5.2. [gedaagde] heeft in de eerste plaats als verweer opgeworpen dat de vorderingen van [eiser] zijn verjaard nu hij, na het ongeval op 27 november 1997 tot aan het uitbrengen van de dagvaarding op 22 maart 2007, niets meer over de claims van [eiser] heeft vernomen en de verjaring ook niet is gestuit. Het verjaringsverweer van [gedaagde] raakt naar het oordeel van de rechtbank niet alleen de vordering tot schadevergoeding nader op te maken bij staat doch ook de gevorderde verklaringen voor recht. Immers, indien de vordering van [eiser] tot vergoeding van de door hem geleden schade is verjaard resteert nog slechts een op [gedaagde] rustende, rechtens niet afdwingbare natuurlijke verbintenis tot vergoeding van de schade van [eiser]. Gelet op het niet afdwingbare karakter van de natuurlijke verbintenis zal [eiser] in dat geval onvoldoende belang hebben bij de gevorderde verklaringen voor recht zodat hem op grond van artikel 3:303 van het Burgerlijk Wetboek (BW) die rechtsvordering niet toekomt (vgl. HR 29 september 1995, NJ 1997, 419).

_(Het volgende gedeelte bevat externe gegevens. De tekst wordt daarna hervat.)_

__global__ void mm_init_kernel(float* mm4, int B) {
    const int b = blockIdx.x * blockDim.x + threadIdx.x;
    if (b < B) { mm4[b * 4] = INFINITY; mm4[b * 4 + 1] = -INFINITY; mm4[b * 4 + 2] = 0.f; mm4[b * 4 + 3] = 0.f; }
}
__device__ __forceinline__ void atomic_min_f(float* a, float v) {
    unsigned* ua = (unsigned*)a; unsigned old = *ua;
    while (v < __uint_as_float(old)) { const unsigned prev = atomicCAS(ua, old, __float_as_uint(v)); if (prev == old) break; old = prev; }
}
__device__ __forceinline__ void atomic_max_f(float* a, float v) {
    unsigned* ua = (unsigned*)a; unsigned old = *ua;
// ... 139 lines not shown
    if (threadIdx.x == 0) atomicAdd(acc, s);
}
extern "C" int vg_mse(const float* a, const float* b, int64_t n, float* acc, float gscale, float* gb, int accumulate,
                      vg_stream_t stream) {
    vg_begin();
    if (!a || !b || !acc || n < 1) return VG_EINVAL;
    hipLaunchKernelGGL(mse_kernel, dim3(lblocks(n, 1024) > 511 ? 511 : lblocks(n, 1024)), dim3(256), 0, (hipStream_t)stream, a, b, n, acc, gscale, gb,
                       accumulate);
    return vg_check_launch();
}
__global__ void mse_const_kernel(const void* x, int x_f32, float target, int64_t n, float* acc, float gscale, float* gx, int accum) {
    __shared__ float sm[4];
    float s = 0.f;
    for (int64_t i = (int64_t)blockIdx.x * blockDim.x + threadIdx.x; i < n; i += (int64_t)gridDim.x * blockDim.x) {
        const float v = x_f32 ? ((const float*)x)[i] : bf2f(((const bf16_t*)x)[i]);
        const float d = v - target;
        s += d * d;
        if (gx) { const float g = gscale * 2.f * d; gx[i] = accum ? gx[i] + g : g; }
    }
    s = block_sum(s, sm);
    if (threadIdx.x == 0) atomicAdd(acc, s);
}
extern "C" int vg_mse_const(const void* x, int x_f32, float target, int64_t n, float* acc, float gscale, float* gx,
                            int accumulate, vg_stream_t stream) {
    vg_begin();
    if (!x || !acc || n < 1) return VG_EINVAL;
    hipLaunchKernelGGL(mse_const_kernel, dim3(lblocks(n, 1024)), dim3(256), 0, (hipStream_t)stream, x, x_f32, target, n, acc,
                       gscale, gx, accumulate);
    return vg_check_launch();
}
template <int P>
__device__ __forceinline__ float lp_term(float d, float gscale, float& g) {
    if (P == 1) { g = d > 0.f ? gscale : (d < 0.f ? -gscale : 0.f); return fabsf(d); }
    if (P == 2) { g = gscale * 2.f * d; return d * d; }
    const float d2 = d * d;
    g = gscale * 4.f * (d2 * d);
    return d2 * d2;
}
template <int P>
__global__ __launch_bounds__(256) void lp_loss_kernel(const float* __restrict__ a, const float* __restrict__ b, int64_t n, float* acc, float gscale,
                                                      float* gb, int accum) {
    __shared__ float sm[4];
    float s = 0.f;
    const int64_t n4 = ((((uintptr_t)a | (uintptr_t)b | (uintptr_t)gb) & 15) == 0) ? n >> 2 : 0;
    for (int64_t i = (int64_t)blockIdx.x * blockDim.x + threadIdx.x; i < n4; i += (int64_t)gridDim.x * blockDim.x) {
        const f32x4 x = ((const f32x4*)a)[i], y = ((const f32x4*)b)[i];
        f32x4 g;
#pragma unroll
        for (int j = 0; j < 4; ++j) { float gj; s += lp_term<P>(y[j] - x[j], gscale, gj); g[j] = gj; }
        if (gb) { if (accum) g += ((const f32x4*)gb)[i]; ((f32x4*)gb)[i] = g; }
    }
    for (int64_t i = 4 * n4 + (int64_t)blockIdx.x * blockDim.x + threadIdx.x; i < n; i += (int64_t)gridDim.x * blockDim.x) {
        float g;
        s += lp_term<P>(b[i] - a[i], gscale, g);
        if (gb) gb[i] = accum ? gb[i] + g : g;
    }
    s = block_sum(s, sm);
    if (threadIdx.x == 0) atomicAdd(acc, s);
}
extern "C" int vg_lp_loss(const float* a, const float* b, int64_t n, int p, float* acc, float gscale, float* gb, int accumulate,
                          vg_stream_t stream) {
    vg_begin();
    if (!a || !b || !acc || n < 1 || (p != 1 && p != 2 && p != 4)) return VG_EINVAL;
    const dim3 grid(lblocks(n, 4096) > 511 ? 511 : lblocks(n, 4096));
    hipStream_t s = (hipStream_t)stream;
    if (p == 1) hipLaunchKernelGGL(lp_loss_kernel<1>, grid, dim3(256), 0, s, a, b, n, acc, gscale, gb, accumulate);
    else if (p == 2) hipLaunchKernelGGL(lp_loss_kernel<2>, grid, dim3(256), 0, s, a, b, n, acc, gscale, gb, accumulate);
    else hipLaunchKernelGGL(lp_loss_kernel<4>, grid, dim3(256), 0, s, a, b, n, acc, gscale, gb, accumulate);
    return vg_check_launch();
}
template <int KIND>
__device__ __forceinline__ float logit_term(float x, bool one, float& g) {
    const float e = expf(-fabsf(x));
    const float r = 1.f / (1.f + e);
    const float s = x >= 0.f ? r : e * r, c = x >= 0.f ? e * r : r;
    const float l1p = log1pf(e);
    const float sp = one ? fmaxf(-x, 0.f) + l1p : fmaxf(x, 0.f) + l1p;
    if (KIND == 0) { g = one ? -c : s; return sp; }
    if (one) { g = -(c * c * c) - 2.f * s * c * c * sp; return c * c * sp; }
    g = s * s * s + 2.f * s * s * c * sp;
    return s * s * sp;
}
template <int KIND, typename T>
__global__ __launch_bounds__(256) void logit_loss_kernel(const T* __restrict__ x, int one, int64_t n, float* acc, float gscale, float* gx, int accum) {
    __shared__ float sm[4];
    float s = 0.f;
    const int64_t n8 = ((((uintptr_t)x | (uintptr_t)gx) & 15) == 0) ? n >> 3 : 0;
    for (int64_t i = (int64_t)blockIdx.x * blockDim.x + threadIdx.x; i < n8; i += (int64_t)gridDim.x * blockDim.x) {
        float v[8], g[8];
        load8<T>(x + 8 * i, v);
#pragma unroll
        for (int j = 0; j < 8; ++j) { s += logit_term<KIND>(v[j], one != 0, g[j]); g[j] *= gscale; }
        if (gx) {
            if (accum) {
                float o[8]; load8<float>(gx + 8 * i, o);
#pragma unroll
                for (int j = 0; j < 8; ++j) g[j] += o[j];
            }
            store8<float>(gx + 8 * i, g);
        }
    }
    for (int64_t i = 8 * n8 + (int64_t)blockIdx.x * blockDim.x + threadIdx.x; i < n; i += (int64_t)gridDim.x * blockDim.x) {
        float g;
        s += logit_term<KIND>(ld1<T>(x + i), one != 0, g);
        g *= gscale;
        if (gx) gx[i] = accum ? gx[i] + g : g;
    }
    s = block_sum(s, sm);
    if (threadIdx.x == 0) atomicAdd(acc, s);
}
extern "C" int vg_logit_loss(const void* x, int x_f32, float target, int kind, int64_t n, float* acc, float gscale, float* gx,
                             int accumulate, vg_stream_t stream) {
    vg_begin();
    if (!x || !acc || n < 1 || (target != 0.f && target != 1.f) || (kind != 0 && kind != 1)) return VG_EINVAL;
    const dim3 grid(lblocks(n, 2048) > 255 ? 255 : lblocks(n, 2048));
    hipStream_t s = (hipStream_t)stream;
    const int one = target == 1.f;
#define VG_LOGIT_LAUNCH(K, T) hipLaunchKernelGGL((logit_loss_kernel<K, T>), grid, dim3(256), 0, s, (const T*)x, one, n, acc, gscale, gx, accumulate)
    if (kind == 0) { if (x_f32) VG_LOGIT_LAUNCH(0, float); else VG_LOGIT_LAUNCH(0, bf16_t); }
    else           { if (x_f32) VG_LOGIT_LAUNCH(1, float); else VG_LOGIT_LAUNCH(1, bf16_t); }
#undef VG_LOGIT_LAUNCH
    return vg_check_launch();
}
__global__ void dot_sums_kernel(const float* a, const float* b, int64_t n, float* sums3) {
    __shared__ float sm[4];
    float s0 = 0.f, s1 = 0.f, s2 = 0.f;
    const int64_t n4 = ((((uintptr_t)a | (uintptr_t)b) & 15) == 0) ? n >> 2 : 0;
    for (int64_t i = (int64_t)blockIdx.x * blockDim.x + threadIdx.x; i < n4; i += (int64_t)gridDim.x * blockDim.x) {
        const f32x4 x = ((const f32x4*)a)[i], y = ((const f32x4*)b)[i];
#pragma unroll
        for (int j = 0; j < 4; ++j) { s0 += x[j] * y[j]; s1 += x[j]; s2 += y[j]; }
    }
    for (int64_t i = 4 * n4 + (int64_t)blockIdx.x * blockDim.x + threadIdx.x; i < n; i += (int64_t)gridDim.x * blockDim.x) {
        const float x = a[i], y = b[i]; s0 += x * y; s1 += x; s2 += y;
    }
    s0 = block_sum(s0, sm); s1 = block_sum(s1, sm); s2 = block_sum(s2, sm);
    if (threadIdx.x == 0) { atomicAdd(&sums3[0], s0); atomicAdd(&sums3[1], s1); atomicAdd(&sums3[2], s2); }
}
extern "C" int vg_dot_sums(const float* a, const float* b, int64_t n, float* sums3, vg_stream_t stream) {
    vg_begin();
    if (!a || !b || !sums3 || n < 1) return VG_EINVAL;
    const int blocks = lblocks(n, 4096) > 255 ? 255 : lblocks(n, 4096);
    hipLaunchKernelGGL(dot_sums_kernel, dim3(blocks), dim3(256), 0, (hipStream_t)stream, a, b, n, sums3);
    return vg_check_launch();
}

5.3. Op grond van artikel 3:310 BW verjaart een rechtsvordering tot vergoeding van schade door verloop van vijf jaren na de aanvang van de dag, volgende op die waarop de benadeelde zowel met de schade als met de daarvoor aansprakelijke persoon bekend is geworden. Op grond van de vaststaande feiten zoals hiervoor weergegeven staat vast dat [eiser] op de datum van het ongeval, 27 november 1997, al bekend was met zowel het feit dat hij schade had, hoewel de omvang van die schade nog niet vaststond, als met de daarvoor aansprakelijke persoon, [gedaagde]. Nu partijen zich daar ook niet over hebben uitgelaten zal de rechtbank, gelet op het bepaalde in artikel 3:310 BW, uitgaan van 28 november 1997 als aanvangsmoment van de verjaringstermijn. Deze verjaringstermijn is gestuit door de brief van [eiser] van 10 december 1997 aan [gedaagde] waarin de laatste aansprakelijk wordt gesteld. Deze brief heeft te gelden als een stuitingshandeling zoals bedoeld in artikel 3:317 lid 1 BW. Op grond van het bepaalde in artikel 3:319 lid 1 BW is daarmee op 11 december 1997 een nieuwe verjaringstermijn aangevangen. Zonder verdere stuiting zal de vordering van [eiser] derhalve verjaard zijn op 12 december 2002.
5.4. Tussen partijen staat vast dat [gedaagde] zijn verzekeraar, Univé, op de hoogte heeft gebracht van de schadeclaim van [eiser] en dat er vervolgens langdurig en veelvuldig is onderhandeld en gecorrespondeerd over die claim. Voorts staat als onvoldoende gemotiveerd weersproken vast dat die correspondentie en onderhandelingen geheel buiten [gedaagde] om zijn gegaan. Dit sluit ook aan bij hetgeen [eiser] ter comparitie van partijen daarover heeft verklaard: “[gedaagde] heeft het fietsen er aan gegeven. (…) Ik kom [gedaagde] nog wel eens tegen op de tennisvereniging. (….) [gedaagde] is een gerespecteerd man. Ik heb hem niet echt lastig gevallen met de afwikkeling van de schade met Univé. Af en toe kwam dat met hem wel ter sprake. Hij weet er in ieder geval van.”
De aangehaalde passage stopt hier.